→ **Task instructions**
Check each line of the entries below for the word "coeffs", and copy out the ones that have it.

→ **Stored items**
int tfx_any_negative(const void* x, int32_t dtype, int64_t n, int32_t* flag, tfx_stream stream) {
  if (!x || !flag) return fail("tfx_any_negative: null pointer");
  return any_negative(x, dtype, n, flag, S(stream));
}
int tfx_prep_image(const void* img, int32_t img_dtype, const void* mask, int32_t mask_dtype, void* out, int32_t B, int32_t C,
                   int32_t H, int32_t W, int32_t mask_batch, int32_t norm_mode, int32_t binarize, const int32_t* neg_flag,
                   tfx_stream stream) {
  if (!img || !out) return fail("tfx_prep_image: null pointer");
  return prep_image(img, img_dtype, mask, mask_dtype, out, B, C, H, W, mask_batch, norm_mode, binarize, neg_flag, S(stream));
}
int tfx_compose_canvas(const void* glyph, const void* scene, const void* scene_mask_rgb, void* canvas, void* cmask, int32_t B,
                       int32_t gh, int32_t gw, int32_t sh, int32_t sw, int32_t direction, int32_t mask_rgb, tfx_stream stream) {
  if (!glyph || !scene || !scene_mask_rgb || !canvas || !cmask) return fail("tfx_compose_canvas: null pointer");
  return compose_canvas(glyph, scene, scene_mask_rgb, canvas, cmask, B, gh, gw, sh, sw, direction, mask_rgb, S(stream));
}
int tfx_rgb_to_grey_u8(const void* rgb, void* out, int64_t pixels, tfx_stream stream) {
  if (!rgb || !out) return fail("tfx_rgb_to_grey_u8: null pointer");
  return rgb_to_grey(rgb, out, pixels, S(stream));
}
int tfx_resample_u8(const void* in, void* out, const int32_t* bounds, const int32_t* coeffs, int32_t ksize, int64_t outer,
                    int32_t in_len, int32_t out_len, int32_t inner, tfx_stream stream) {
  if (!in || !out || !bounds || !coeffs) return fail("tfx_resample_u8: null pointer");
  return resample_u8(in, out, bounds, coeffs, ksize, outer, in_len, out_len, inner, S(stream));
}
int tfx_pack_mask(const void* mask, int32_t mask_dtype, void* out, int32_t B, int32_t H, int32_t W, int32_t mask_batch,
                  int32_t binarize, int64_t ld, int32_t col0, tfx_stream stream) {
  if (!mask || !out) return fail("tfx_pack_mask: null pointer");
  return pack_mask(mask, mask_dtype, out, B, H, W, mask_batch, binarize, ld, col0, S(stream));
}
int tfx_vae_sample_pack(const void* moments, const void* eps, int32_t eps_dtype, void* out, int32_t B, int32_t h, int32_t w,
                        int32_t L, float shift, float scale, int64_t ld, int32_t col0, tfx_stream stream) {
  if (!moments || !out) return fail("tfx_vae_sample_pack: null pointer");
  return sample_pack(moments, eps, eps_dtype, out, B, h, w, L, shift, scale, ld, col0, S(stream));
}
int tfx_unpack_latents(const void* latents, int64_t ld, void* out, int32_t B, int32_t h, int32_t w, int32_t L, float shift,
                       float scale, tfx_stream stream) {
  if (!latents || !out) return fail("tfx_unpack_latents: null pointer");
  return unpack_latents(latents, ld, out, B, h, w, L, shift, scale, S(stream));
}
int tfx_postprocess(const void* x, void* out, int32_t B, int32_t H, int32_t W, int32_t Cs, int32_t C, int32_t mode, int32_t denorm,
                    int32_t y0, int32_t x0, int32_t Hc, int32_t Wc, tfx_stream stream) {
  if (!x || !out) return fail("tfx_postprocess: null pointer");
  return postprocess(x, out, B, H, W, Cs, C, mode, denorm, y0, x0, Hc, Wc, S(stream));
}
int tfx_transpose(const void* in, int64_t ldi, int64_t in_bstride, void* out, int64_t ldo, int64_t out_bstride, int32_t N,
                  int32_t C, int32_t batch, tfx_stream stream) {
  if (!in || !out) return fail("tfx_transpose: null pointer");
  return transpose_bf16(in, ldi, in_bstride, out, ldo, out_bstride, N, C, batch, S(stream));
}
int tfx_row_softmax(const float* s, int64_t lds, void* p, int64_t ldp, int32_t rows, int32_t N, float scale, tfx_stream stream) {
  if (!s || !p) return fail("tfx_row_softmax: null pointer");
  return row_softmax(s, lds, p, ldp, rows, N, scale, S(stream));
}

---

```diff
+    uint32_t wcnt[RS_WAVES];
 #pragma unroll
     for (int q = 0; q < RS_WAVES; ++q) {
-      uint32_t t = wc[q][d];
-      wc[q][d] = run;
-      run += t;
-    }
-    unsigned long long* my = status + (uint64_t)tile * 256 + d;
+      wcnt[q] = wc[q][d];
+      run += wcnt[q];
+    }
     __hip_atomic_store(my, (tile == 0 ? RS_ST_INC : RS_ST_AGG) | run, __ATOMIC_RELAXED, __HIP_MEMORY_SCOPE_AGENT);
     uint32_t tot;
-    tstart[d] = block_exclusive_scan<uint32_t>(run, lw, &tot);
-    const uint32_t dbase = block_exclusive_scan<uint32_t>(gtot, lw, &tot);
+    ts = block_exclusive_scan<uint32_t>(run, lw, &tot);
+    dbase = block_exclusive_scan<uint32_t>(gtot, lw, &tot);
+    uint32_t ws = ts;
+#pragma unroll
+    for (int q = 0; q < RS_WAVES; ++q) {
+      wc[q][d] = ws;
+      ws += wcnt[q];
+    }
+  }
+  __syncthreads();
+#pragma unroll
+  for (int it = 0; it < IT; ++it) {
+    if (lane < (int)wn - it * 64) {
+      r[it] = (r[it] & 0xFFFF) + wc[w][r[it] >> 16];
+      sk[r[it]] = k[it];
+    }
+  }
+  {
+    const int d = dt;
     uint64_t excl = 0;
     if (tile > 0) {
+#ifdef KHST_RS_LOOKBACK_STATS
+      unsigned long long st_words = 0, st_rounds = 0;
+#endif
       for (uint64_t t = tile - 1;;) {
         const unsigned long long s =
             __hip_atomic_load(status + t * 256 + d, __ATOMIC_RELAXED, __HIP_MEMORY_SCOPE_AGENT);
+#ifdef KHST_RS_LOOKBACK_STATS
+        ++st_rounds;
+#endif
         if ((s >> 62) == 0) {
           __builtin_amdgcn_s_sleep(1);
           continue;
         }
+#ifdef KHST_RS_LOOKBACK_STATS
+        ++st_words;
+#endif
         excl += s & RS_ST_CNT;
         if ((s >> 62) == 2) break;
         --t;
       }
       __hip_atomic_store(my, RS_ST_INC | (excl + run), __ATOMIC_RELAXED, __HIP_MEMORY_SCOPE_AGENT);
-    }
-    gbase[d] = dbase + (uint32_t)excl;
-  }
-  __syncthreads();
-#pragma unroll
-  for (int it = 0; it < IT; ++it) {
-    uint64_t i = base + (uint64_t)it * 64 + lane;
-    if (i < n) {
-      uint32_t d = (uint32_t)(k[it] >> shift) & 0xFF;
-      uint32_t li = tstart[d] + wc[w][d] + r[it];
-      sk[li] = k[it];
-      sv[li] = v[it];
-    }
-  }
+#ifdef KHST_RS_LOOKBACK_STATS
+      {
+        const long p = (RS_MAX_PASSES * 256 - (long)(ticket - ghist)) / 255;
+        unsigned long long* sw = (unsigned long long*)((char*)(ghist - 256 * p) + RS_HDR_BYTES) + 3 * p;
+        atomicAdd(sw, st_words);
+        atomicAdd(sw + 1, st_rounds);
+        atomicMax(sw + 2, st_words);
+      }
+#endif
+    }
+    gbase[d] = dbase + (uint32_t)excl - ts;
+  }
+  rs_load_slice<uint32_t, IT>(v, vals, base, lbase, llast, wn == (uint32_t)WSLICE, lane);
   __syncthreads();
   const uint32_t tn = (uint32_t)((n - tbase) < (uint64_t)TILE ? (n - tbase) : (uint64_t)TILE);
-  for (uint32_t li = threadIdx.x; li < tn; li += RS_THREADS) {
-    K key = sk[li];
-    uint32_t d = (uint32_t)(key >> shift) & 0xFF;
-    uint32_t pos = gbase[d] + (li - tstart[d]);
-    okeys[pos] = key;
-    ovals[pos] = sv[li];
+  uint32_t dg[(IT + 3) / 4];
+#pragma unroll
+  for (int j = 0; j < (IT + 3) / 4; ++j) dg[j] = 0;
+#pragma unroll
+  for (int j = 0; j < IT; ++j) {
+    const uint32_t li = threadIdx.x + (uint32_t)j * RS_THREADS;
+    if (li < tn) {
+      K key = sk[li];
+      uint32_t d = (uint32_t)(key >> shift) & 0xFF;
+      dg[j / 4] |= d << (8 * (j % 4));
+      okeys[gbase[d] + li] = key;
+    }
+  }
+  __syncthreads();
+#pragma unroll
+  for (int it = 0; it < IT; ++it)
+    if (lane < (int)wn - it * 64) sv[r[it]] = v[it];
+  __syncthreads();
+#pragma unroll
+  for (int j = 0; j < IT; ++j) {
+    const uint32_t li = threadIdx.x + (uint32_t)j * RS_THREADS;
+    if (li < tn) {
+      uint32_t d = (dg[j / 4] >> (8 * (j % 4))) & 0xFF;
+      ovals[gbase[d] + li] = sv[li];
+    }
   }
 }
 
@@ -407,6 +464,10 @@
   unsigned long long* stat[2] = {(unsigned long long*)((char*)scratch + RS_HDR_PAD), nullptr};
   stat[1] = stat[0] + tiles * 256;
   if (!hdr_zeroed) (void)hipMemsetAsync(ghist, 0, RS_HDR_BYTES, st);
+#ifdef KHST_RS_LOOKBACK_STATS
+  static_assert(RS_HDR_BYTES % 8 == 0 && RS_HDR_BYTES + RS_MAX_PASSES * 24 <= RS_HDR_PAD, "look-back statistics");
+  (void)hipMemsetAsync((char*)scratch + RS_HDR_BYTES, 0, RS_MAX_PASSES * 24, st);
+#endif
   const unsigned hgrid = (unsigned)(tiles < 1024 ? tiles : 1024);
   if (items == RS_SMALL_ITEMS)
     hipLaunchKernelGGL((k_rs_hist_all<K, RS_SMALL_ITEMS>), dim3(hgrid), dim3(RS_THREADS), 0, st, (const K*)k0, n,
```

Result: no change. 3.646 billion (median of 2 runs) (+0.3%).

→ **Answer to this problem**
int tfx_resample_u8(const void* in, void* out, const int32_t* bounds, const int32_t* coeffs, int32_t ksize, int64_t outer,
  if (!in || !out || !bounds || !coeffs) return fail("tfx_resample_u8: null pointer");
  return resample_u8(in, out, bounds, coeffs, ksize, outer, in_len, out_len, inner, S(stream));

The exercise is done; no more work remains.